The funding reductions, which will see one in four places disappear in college adult education courses, will stretch beyond “non-priority” qualifications, with success rates and financial returns likely to determine which other courses get axed.

Lowell Williams, principal of Dudley College, West Midlands, faces cuts of pound;1.2 million, or nearly 1,800 places for adults. “We are very likely to be influenced by success rates and financial returns and, inevitably, colleges will be under pressure to withdraw those programmes which either have lower success rates or are more expensive,” he said.

“It doesn’t stand to reason that those programmes with lower success rates and higher costs are less relevant to the individuals they serve. In fact, it is often the opposite.”

Some courses with low success rates may be poor provision, but others are aimed at people who have achieved few qualifications in the past.

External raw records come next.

template <uint32_t kMaxChunk>
__global__ __launch_bounds__(kJbHuffLanes) void jb_huff_write_kernel(const JbHuffLaunch p) {
  using Ly = Lay<kMaxChunk>;
  const Misc misc = Ly::misc();
  const uint32_t tid = threadIdx.x;
  const JbHuffWg wg = p.wgs[blockIdx.x];
  const JbHuffImage img = p.images[wg.image];
  const LaneId me = lane_id(p, img, wg, tid, 0u, false);
  const uint32_t bpi = img.ri * img.nb;

  load_tables(Ly::tab(), p, img, tid);
  if (tid < Misc::kZz2Words) misc.zz2()[tid] = ((const uint32_t *)kZz2Dev)[tid];
  if (me.active) load_stream<Ly::kRows>(Ly::stream(), p.scan + img.scan_off, me.start, tid);

  uint32_t err = 0;
  JbChunkState entry{me.start * 8u, 0u}, want{0u, 0u};
  uint32_t block = me.seg * bpi;
  if (img.needs_sync) {
    Seg mine{0, 0, 0, 0, 0};
    if (me.active) {
      want = p.exit[me.gidx];
      mine.f = me.first ? 1u : 0u;
      mine.n = jbh_meta_blocks(want.meta) + (me.first ? me.seg * bpi : 0u);
      if (!me.first) {
        const JbChunkState prev = p.exit[me.gidx - 1u];
        const JbChunkState en = p.entry[me.gidx];
        entry = JbChunkState{prev.bitpos, jbh_meta_state(prev.meta)};
        if (en.bitpos != prev.bitpos || jbh_meta_state(en.meta ^ prev.meta) != 0) err |= kJbStatusNotInStep;
      }
    }
    const Seg left = seg_combine(seg_left_workgroups(p, img, wg, misc, tid), seg_left_lanes(mine, misc, tid));
    if (!me.first) block = left.n;
  }
  __syncthreads();
  const JbhCtx cx = jbh_ctx(Ly::stream() + tid, Ly::tab(), (const uint8_t *)misc.zz2(), img);

  uint32_t block_end = (me.seg + 1u) * img.ri < img.n_mcus ? (me.seg + 1u) * bpi : img.n_mcus * img.nb;
  if (block_end > img.n_blocks) block_end = img.n_blocks;
  JbhLane st;
  const bool overran = me.active && entry.bitpos > me.end * 8u;
  {
    const uint32_t bit = entry.bitpos < me.start * 8u ? me.start * 8u : entry.bitpos;
    const uint32_t u = jbh_u_of_bit(me.start, bit);
    st.u = u < me.u_end ? u : me.u_end;
    st.k = entry.meta & kJbhMetaFieldMask;
    st.blk4 = ((entry.meta >> kJbhMetaBlkShift) & kJbhMetaFieldMask) * 4u;
    if (st.k > 63u) st.k = 0;
    if (st.blk4 >= cx.nb4) st.blk4 = 0;
    st.nblk = 0;
  }
  const uint32_t k_in = st.k;
  uint32_t dc0 = 0, dc1 = 0, dc2 = 0;
  uint8_t *const coef = (uint8_t *)p.coef + img.coef_off;
  bool live = me.active && st.u < me.u_end && block < block_end;
  while (live) {
    if (jbh_step<true>(cx, st, dc0, dc1, dc2, coef, block)) {
      err |= kJbStatusCorrupt;
      live = false;
    } else {
      live = st.u < me.u_end && block + st.nblk < block_end;
    }
  }
  JBH_TRACE_PASS_END(0);
  if (me.active) {
    if (me.last) {
      if (block + st.nblk != block_end || st.k != 0 || st.u > me.u_end || overran) err |= kJbStatusOverrun;
    } else if (img.needs_sync) {
      if (jbh_bit_of_u(me.start, st.u) != want.bitpos || jbh_exit_meta(st) != want.meta) err |= kJbStatusNotInStep;
    }
    if (err) atomicOr(p.status + wg.image, err);
    JbChunkDc o;
    o.dc[0] = dc0, o.dc[1] = dc1, o.dc[2] = dc2;
    o.first_block = block + (k_in != 0 ? 1u : 0u);
    o.count = err ? 0u : st.nblk + (st.k != 0 ? 1u : 0u) - (k_in != 0 ? 1u : 0u);
    o.pad[0] = o.pad[1] = o.pad[2] = 0;
    p.chunk_dc[me.gidx] = o;
  }
  if (img.needs_sync) {
    Seg mine{0, 0, 0, 0, 0};
    if (me.active) mine = Seg{me.first ? 1u : 0u, 0u, dc0, dc1, dc2};
    Seg total;
    (void)seg_scan_wg(mine, misc.scan(), tid, &total);
    if (tid == 0) {
      JbWgSum *o = wgsum_of(p, img, wg);
      o->dc[0] = total.d0, o->dc[1] = total.d1, o->dc[2] = total.d2;
    }
  }
}

__global__ __launch_bounds__(kJbHuffLanes) void jb_huff_dc_kernel(const JbHuffLaunch p) {
  const Misc misc{(uint32_t *)lds};
  const uint32_t tid = threadIdx.x;
  const JbHuffWg wg = p.wgs[blockIdx.x];
  const JbHuffImage img = p.images[wg.image];
  const LaneId me = lane_id(p, img, wg, tid, 0u, false);
  JbChunkDc cd = p.chunk_dc[me.gidx];
  if (!me.active) cd.count = 0;
  uint32_t p0 = 0, p1 = 0, p2 = 0;
  if (img.needs_sync) {
    Seg mine{0, 0, 0, 0, 0};
    if (me.active) mine = Seg{me.first ? 1u : 0u, 0u, cd.dc[0], cd.dc[1], cd.dc[2]};
    const Seg left = seg_combine(seg_left_workgroups(p, img, wg, misc, tid), seg_left_lanes(mine, misc, tid));
    if (!me.first) p0 = left.d0, p1 = left.d1, p2 = left.d2;
  }
  uint8_t *const coef = (uint8_t *)p.coef + img.coef_off;
  uint32_t pos4 = (cd.first_block % img.nb) * 4u;
  uint32_t bad = 0;
  constexpr uint32_t kBatch = 24;
  for (uint32_t i = 0; i < cd.count; i += kBatch) {
    int32_t diff[kBatch];
#pragma unroll
    for (uint32_t q = 0; q < kBatch; q++) diff[q] = i + q < cd.count ? *(const int16_t *)(coef + (size_t)jbh_mul24(cd.first_block + i + q, img.blk_bytes)) : 0;
#pragma unroll
    for (uint32_t q = 0; q < kBatch; q++) {
      if (i + q < cd.count) {
        const uint32_t c = jbh_ubfe(img.lut_comp, pos4, 4);
        const uint32_t pr = (c == 0 ? p0 : c == 1 ? p1 : p2) + (uint32_t)diff[q];
        bad |= (pr + 32768u) > 65535u ? 1u : 0u;
        p0 = c == 0 ? pr : p0;
        p1 = c == 1 ? pr : p1;
        p2 = c == 2 ? pr : p2;
        *(int16_t *)(coef + (size_t)jbh_mul24(cd.first_block + i + q, img.blk_bytes)) = (int16_t)pr;
        pos4 = pos4 + 4u == img.nb * 4u ? 0u : pos4 + 4u;
      }
    }
  }
  if (bad) atomicOr(p.status + wg.image, kJbStatusCorrupt);
}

Mr Williams said colleges may also be forced to reduce the number of places on other courses and raise the entry requirements, becoming more selective about their students.

He said judging from figures at other colleges in the Black Country area of the West Midlands, communities suffering the greatest job losses were also seeing some of the largest reductions in adult education funding.

“Our local analysis suggests a disproportionately high impact on the weakest communities,” he said.

Colleges could have lessened the impact of the cuts if they had been given a free hand over where they fell, rather than following national priorities, Mr Williams added. “The centralised, dare I say, `Stalinist’ approach, has been discredited elsewhere, and on a grand scale,” he said.

Nick Linford, author of The Hands-on Guide to Post-16 Funding, said: “There’s no question that colleges would be taking a long, hard look at those courses that aren’t meeting a high level of success.”

He said English for speakers of other languages was likely to suffer because of its cost and lower funding rate, and he believes colleges may have to reduce the extra support they offer to struggling students, such as catch-up classes, as they will no longer be able to afford it.

But Gaynor Field, head of funding policy at the Skills Funding Agency, said at a joint funding conference by the Association of Colleges and Edexcel that there was no evidence this was an issue yet. Until now colleges had only experienced rising incomes, however.

“Our review of the first year of demand-led funding didn’t show that there were any issues over lack of support for students,” she said. “It’s something that we need to be aware of though.”